• **EXERCISE REQUIREMENTS**
Each time a line of the listing holds "shipped", copy that line.

┏━━

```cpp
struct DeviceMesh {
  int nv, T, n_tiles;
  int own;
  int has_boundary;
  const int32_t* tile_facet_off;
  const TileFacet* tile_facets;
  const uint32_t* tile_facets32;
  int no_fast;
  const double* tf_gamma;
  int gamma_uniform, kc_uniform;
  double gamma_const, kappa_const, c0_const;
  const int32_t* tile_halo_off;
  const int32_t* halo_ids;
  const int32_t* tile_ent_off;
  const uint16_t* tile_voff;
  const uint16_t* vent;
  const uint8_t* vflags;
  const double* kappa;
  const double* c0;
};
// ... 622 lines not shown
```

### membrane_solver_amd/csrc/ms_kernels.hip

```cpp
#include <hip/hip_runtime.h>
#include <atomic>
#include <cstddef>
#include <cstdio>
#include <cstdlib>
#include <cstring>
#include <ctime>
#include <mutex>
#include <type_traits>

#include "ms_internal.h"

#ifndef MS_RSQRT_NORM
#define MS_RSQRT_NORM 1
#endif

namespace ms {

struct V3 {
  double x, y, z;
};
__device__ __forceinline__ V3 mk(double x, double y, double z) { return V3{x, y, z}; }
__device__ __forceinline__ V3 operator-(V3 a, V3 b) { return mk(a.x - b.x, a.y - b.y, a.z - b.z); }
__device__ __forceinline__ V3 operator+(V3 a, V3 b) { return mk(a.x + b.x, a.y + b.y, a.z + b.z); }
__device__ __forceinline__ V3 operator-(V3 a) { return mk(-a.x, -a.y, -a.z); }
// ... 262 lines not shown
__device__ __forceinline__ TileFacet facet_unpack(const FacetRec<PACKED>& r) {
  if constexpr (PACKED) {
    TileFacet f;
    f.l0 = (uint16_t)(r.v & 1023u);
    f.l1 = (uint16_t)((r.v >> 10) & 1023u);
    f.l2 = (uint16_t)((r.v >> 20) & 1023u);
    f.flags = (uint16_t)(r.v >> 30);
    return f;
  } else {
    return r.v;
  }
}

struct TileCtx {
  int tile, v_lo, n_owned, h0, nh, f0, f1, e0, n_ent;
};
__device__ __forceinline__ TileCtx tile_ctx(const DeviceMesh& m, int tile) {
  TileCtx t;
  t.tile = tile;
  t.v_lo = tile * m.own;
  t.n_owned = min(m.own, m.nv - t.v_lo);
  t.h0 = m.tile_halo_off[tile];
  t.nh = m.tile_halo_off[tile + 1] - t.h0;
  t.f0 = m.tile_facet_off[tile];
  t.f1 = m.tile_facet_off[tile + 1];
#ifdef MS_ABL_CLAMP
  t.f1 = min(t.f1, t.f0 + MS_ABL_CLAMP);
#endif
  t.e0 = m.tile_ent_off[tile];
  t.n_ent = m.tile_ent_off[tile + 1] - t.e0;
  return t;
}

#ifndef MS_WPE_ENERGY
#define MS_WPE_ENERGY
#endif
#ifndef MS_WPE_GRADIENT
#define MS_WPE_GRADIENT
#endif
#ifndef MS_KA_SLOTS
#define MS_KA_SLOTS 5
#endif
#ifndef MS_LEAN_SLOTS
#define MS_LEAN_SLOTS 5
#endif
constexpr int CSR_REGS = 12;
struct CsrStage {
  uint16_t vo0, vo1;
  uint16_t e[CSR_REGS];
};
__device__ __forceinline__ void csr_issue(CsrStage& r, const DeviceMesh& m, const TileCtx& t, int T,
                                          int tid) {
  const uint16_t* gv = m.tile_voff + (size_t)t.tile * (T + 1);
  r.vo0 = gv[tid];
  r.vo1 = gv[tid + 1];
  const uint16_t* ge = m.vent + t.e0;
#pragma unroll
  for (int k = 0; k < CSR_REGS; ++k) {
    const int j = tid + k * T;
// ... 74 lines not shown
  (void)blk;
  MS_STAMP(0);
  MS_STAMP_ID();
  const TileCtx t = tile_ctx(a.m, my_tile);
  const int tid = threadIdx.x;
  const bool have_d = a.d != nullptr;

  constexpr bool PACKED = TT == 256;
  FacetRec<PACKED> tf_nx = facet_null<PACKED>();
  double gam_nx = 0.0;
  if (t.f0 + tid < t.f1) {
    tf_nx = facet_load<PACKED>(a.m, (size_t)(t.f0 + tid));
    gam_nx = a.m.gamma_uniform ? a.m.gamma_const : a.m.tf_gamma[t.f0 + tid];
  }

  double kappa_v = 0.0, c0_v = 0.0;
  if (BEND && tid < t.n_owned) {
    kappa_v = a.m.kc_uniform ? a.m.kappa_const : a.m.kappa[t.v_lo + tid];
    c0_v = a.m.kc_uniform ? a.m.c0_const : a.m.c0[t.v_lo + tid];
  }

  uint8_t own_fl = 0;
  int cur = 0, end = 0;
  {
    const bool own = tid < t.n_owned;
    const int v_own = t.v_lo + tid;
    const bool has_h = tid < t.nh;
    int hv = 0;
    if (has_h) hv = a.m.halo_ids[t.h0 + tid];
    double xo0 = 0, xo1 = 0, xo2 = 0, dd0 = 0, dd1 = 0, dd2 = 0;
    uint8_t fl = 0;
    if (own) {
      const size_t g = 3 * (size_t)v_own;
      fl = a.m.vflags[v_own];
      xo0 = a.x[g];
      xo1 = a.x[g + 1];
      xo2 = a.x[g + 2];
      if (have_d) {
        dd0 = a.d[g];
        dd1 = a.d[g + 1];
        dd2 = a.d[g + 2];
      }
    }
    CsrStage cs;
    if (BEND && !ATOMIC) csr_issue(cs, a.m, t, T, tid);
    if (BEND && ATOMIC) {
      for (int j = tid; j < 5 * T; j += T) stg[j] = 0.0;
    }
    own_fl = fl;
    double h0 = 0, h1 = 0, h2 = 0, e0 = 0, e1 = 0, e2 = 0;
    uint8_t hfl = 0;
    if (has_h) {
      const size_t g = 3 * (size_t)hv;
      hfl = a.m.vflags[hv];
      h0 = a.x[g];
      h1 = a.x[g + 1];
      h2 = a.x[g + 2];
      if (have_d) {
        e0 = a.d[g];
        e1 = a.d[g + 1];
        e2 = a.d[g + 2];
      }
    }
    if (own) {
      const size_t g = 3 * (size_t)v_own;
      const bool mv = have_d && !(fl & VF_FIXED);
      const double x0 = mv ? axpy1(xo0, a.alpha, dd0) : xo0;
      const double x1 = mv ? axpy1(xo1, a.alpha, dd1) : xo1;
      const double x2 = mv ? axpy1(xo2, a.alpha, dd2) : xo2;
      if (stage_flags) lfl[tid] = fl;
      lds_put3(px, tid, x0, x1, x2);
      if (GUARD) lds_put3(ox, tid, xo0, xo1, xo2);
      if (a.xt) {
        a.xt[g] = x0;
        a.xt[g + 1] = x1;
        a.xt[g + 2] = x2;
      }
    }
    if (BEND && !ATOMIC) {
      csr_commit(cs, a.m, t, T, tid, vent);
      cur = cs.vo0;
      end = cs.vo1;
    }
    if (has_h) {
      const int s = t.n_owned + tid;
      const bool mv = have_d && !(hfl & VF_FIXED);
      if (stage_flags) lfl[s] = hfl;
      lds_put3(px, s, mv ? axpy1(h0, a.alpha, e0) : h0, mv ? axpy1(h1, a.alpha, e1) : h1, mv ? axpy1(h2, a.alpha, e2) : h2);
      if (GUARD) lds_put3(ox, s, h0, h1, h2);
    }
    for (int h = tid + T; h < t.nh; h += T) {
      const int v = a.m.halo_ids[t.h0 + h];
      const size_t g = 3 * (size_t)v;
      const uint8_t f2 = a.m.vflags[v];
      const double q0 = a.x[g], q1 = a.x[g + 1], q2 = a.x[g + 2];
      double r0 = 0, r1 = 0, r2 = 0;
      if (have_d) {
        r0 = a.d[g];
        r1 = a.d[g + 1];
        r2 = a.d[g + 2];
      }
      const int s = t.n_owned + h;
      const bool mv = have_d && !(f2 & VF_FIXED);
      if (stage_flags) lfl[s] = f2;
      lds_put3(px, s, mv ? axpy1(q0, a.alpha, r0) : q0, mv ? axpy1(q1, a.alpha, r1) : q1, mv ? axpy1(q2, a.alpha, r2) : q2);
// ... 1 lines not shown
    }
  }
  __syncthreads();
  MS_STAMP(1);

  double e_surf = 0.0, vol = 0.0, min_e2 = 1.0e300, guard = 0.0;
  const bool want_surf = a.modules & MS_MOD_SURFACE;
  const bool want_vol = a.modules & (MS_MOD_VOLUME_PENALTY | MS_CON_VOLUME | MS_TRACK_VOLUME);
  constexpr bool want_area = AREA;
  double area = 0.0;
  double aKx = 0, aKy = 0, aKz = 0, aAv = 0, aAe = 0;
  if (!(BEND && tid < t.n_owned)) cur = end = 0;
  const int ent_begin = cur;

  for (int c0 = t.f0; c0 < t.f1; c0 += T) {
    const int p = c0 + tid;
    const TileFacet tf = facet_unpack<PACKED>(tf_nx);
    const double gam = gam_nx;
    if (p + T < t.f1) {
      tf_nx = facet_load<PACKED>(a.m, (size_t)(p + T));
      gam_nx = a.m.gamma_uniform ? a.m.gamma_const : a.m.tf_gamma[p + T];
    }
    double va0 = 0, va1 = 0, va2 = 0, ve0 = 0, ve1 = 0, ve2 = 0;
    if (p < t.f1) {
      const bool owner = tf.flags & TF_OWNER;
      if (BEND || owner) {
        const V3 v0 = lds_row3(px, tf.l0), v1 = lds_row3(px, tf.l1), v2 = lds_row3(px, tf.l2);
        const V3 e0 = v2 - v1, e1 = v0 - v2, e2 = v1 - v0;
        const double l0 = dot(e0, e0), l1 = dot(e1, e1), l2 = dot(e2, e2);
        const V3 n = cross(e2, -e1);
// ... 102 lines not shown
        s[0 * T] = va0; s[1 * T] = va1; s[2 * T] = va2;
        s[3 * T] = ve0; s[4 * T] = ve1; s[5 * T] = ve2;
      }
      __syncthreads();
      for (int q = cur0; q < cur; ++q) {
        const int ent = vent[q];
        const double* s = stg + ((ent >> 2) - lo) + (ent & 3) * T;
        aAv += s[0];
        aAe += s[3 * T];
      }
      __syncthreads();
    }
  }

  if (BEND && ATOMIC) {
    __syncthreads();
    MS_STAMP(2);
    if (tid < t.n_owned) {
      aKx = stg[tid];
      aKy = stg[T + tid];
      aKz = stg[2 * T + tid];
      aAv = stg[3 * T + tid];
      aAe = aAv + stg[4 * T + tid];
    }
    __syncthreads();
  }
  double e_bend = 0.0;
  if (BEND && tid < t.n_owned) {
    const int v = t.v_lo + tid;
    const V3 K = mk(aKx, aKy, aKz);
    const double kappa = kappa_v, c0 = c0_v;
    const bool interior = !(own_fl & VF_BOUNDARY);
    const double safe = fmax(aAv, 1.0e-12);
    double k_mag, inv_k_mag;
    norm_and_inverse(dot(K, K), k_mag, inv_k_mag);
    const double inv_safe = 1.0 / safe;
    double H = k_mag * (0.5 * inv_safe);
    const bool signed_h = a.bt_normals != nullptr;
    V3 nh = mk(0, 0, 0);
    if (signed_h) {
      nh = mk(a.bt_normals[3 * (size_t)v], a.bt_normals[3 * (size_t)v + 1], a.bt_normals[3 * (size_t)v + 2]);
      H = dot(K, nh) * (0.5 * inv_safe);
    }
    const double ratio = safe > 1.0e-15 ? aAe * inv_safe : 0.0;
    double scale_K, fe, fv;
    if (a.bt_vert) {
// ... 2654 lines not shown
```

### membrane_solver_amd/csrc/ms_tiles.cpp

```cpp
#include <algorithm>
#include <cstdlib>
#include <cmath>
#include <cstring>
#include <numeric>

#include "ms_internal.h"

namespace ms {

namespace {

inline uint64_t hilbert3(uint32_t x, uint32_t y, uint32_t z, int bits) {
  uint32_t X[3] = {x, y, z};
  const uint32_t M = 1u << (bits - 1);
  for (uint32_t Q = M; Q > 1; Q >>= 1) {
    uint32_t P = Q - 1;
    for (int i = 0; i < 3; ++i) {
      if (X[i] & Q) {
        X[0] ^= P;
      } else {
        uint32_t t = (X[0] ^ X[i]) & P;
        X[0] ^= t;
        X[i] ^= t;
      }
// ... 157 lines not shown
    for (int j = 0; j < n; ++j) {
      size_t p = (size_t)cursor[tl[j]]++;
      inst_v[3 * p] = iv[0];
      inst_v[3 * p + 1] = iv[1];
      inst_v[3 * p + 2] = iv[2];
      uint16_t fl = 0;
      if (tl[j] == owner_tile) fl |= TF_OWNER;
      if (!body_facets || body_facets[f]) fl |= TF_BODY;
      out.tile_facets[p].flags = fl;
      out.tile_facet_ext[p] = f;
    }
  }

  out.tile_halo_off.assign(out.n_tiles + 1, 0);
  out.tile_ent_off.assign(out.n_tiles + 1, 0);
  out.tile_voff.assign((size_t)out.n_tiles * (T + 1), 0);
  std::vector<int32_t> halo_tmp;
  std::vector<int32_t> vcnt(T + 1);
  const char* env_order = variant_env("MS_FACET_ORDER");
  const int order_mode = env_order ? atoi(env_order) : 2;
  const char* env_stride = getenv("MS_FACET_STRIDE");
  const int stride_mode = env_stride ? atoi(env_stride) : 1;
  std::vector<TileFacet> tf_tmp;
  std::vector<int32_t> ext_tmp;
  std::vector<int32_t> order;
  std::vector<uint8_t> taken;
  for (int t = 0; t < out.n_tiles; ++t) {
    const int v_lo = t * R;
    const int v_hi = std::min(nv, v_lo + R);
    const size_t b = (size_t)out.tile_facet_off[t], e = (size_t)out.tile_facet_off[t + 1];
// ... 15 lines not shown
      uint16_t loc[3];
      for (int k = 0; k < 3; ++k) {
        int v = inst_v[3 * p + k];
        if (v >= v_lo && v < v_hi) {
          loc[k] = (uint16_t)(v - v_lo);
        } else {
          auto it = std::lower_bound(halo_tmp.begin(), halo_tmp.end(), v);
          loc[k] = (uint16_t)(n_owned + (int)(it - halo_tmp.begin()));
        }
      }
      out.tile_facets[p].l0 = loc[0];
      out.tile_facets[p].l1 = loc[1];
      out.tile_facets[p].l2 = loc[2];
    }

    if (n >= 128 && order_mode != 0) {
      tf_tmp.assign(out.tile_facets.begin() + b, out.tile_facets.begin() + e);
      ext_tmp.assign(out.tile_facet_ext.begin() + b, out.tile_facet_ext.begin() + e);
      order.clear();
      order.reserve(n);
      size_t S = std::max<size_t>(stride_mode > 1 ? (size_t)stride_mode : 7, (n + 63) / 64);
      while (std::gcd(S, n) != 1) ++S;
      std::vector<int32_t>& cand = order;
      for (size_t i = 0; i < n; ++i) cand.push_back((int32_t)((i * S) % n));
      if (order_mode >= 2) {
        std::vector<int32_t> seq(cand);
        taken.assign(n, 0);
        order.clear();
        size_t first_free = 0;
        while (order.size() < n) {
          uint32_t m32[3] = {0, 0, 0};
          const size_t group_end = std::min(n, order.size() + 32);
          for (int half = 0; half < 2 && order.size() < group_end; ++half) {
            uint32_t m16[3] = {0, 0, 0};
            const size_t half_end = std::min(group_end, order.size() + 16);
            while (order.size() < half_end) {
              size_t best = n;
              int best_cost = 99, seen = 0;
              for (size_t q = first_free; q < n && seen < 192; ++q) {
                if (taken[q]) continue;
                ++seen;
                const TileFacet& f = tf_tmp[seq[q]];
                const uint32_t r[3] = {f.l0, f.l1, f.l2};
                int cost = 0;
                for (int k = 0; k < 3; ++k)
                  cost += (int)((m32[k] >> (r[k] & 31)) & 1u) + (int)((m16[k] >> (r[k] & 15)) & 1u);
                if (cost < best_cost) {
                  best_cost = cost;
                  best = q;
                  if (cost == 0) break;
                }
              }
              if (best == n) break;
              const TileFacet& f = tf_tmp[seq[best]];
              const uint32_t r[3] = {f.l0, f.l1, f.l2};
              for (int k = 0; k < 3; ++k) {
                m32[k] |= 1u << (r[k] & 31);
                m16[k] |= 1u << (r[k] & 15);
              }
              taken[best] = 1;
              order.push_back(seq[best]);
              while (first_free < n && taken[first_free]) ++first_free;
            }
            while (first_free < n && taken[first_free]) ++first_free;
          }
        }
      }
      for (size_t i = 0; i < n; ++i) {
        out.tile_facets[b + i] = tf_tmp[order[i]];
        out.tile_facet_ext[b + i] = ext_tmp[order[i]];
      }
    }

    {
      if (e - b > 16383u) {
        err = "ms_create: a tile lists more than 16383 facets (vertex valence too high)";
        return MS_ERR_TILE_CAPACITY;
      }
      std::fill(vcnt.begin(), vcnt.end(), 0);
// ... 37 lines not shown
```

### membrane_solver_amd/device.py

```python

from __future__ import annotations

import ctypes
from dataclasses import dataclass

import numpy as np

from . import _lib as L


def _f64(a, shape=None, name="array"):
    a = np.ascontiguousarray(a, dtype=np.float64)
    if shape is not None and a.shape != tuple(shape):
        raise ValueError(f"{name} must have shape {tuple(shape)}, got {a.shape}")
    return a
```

┗━━
┏━━

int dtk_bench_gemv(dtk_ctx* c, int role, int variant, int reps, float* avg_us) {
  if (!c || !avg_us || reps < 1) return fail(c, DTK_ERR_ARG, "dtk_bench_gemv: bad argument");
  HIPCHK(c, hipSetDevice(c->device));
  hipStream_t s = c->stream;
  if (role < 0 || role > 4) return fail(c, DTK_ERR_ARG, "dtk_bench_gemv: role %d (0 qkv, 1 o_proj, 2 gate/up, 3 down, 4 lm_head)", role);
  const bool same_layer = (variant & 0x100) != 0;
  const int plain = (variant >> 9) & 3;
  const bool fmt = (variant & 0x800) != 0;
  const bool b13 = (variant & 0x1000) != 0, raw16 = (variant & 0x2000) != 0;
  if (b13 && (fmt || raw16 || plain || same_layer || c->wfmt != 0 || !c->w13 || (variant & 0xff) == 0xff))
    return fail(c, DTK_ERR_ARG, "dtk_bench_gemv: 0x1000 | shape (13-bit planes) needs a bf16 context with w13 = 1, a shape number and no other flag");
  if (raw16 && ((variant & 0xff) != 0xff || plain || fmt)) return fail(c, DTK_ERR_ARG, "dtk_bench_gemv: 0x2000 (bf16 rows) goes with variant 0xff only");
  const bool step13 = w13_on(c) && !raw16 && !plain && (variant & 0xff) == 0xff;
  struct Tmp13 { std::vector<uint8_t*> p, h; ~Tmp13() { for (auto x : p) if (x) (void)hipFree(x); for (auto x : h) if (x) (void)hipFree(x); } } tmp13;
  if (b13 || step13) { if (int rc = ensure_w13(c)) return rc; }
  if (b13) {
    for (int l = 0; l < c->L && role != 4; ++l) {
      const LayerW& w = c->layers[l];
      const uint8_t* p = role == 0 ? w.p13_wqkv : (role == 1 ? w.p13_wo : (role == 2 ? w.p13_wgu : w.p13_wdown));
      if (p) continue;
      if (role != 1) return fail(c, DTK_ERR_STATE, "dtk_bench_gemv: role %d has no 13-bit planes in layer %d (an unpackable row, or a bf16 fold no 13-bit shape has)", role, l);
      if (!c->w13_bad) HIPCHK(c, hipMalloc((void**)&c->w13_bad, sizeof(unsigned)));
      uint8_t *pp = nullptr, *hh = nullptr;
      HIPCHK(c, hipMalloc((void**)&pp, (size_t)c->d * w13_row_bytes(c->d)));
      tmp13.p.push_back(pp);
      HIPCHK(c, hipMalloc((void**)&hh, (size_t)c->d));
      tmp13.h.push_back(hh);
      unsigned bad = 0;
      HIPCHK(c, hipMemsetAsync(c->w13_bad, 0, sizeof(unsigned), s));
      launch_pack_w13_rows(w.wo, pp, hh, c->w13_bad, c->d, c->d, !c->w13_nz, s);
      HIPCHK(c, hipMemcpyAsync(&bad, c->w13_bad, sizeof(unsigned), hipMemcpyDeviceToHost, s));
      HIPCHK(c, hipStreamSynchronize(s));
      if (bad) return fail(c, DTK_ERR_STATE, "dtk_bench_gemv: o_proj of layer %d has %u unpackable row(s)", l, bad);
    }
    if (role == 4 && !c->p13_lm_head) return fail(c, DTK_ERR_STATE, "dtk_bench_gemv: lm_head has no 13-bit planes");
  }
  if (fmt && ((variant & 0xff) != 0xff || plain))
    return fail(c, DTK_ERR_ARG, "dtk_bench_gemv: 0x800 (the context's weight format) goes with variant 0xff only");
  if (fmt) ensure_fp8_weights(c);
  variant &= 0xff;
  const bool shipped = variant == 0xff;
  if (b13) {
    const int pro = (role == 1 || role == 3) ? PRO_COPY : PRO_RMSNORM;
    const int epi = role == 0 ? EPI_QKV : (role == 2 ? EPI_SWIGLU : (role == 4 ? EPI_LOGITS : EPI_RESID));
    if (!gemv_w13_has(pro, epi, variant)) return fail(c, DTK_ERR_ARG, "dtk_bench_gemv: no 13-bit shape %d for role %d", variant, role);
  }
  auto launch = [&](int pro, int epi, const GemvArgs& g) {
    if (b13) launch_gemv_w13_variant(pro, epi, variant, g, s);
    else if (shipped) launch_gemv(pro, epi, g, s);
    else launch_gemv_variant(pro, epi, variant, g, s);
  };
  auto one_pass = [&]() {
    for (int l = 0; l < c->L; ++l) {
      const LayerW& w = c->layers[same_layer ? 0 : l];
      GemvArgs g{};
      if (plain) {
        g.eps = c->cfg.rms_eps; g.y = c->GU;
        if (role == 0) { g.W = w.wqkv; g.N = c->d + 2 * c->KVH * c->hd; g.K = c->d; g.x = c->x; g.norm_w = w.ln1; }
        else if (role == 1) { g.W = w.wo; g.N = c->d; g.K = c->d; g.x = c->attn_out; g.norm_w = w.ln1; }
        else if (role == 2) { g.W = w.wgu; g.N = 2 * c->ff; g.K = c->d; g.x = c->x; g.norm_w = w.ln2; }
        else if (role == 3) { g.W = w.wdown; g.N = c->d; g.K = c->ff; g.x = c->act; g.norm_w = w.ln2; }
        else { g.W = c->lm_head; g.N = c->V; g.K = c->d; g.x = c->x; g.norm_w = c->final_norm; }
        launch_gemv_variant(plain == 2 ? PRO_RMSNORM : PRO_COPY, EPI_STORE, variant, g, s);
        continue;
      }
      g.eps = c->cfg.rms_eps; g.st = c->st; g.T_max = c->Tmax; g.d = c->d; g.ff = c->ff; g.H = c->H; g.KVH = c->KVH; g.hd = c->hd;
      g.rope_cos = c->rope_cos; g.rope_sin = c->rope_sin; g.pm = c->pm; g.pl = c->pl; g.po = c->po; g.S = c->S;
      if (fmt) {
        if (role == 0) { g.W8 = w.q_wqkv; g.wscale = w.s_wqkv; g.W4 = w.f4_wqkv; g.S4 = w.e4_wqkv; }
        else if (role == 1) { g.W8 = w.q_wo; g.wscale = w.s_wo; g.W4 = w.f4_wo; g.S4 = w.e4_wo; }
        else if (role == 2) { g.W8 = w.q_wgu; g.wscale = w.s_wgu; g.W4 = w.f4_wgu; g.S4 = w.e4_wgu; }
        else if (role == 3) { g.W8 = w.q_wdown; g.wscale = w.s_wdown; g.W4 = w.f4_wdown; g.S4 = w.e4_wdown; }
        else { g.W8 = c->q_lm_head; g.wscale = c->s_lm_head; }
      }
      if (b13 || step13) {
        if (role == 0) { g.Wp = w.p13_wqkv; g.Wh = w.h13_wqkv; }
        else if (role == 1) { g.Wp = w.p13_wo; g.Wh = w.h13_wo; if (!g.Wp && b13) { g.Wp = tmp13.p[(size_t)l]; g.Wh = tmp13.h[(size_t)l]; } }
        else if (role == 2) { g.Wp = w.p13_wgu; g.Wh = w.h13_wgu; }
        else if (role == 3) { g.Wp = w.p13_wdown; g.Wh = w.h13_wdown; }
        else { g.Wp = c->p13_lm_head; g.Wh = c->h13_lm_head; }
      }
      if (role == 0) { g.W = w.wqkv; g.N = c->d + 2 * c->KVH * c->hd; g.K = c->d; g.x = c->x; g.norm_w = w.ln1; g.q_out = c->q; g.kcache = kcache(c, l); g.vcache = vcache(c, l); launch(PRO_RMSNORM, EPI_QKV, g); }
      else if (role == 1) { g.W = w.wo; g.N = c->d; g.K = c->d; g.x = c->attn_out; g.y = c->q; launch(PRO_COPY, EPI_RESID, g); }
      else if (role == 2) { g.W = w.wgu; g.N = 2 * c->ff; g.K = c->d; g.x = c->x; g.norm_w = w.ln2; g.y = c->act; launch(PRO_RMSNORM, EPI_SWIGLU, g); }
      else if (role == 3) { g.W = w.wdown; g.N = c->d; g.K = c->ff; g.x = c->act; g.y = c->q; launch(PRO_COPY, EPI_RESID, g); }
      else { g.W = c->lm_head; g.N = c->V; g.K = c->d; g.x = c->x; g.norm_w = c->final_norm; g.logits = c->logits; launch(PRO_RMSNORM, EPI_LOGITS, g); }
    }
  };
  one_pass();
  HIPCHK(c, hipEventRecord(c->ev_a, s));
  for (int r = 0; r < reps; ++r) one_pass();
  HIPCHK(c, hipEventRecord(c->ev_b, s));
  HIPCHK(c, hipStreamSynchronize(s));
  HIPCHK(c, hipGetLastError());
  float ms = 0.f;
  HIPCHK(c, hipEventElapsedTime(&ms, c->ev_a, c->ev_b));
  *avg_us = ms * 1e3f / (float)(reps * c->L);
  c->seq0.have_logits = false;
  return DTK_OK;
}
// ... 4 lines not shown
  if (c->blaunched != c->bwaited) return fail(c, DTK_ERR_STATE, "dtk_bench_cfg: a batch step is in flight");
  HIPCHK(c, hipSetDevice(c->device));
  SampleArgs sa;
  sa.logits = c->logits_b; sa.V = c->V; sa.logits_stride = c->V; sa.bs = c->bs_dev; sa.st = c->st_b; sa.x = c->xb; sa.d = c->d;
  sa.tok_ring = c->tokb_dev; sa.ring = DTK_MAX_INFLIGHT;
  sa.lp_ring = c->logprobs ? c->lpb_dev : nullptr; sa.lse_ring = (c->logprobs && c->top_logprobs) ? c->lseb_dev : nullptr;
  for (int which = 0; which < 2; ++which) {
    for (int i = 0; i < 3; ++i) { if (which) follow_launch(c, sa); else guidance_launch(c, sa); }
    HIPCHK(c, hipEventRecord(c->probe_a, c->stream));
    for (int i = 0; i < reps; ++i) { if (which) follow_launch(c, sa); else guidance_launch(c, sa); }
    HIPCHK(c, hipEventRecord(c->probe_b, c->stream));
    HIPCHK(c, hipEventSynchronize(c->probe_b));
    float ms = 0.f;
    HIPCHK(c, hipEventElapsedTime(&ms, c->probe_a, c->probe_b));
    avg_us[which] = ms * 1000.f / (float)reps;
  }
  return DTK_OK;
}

┗━━

• **OUTPUT BELOW**
  const bool shipped = variant == 0xff;
    else if (shipped) launch_gemv(pro, epi, g, s);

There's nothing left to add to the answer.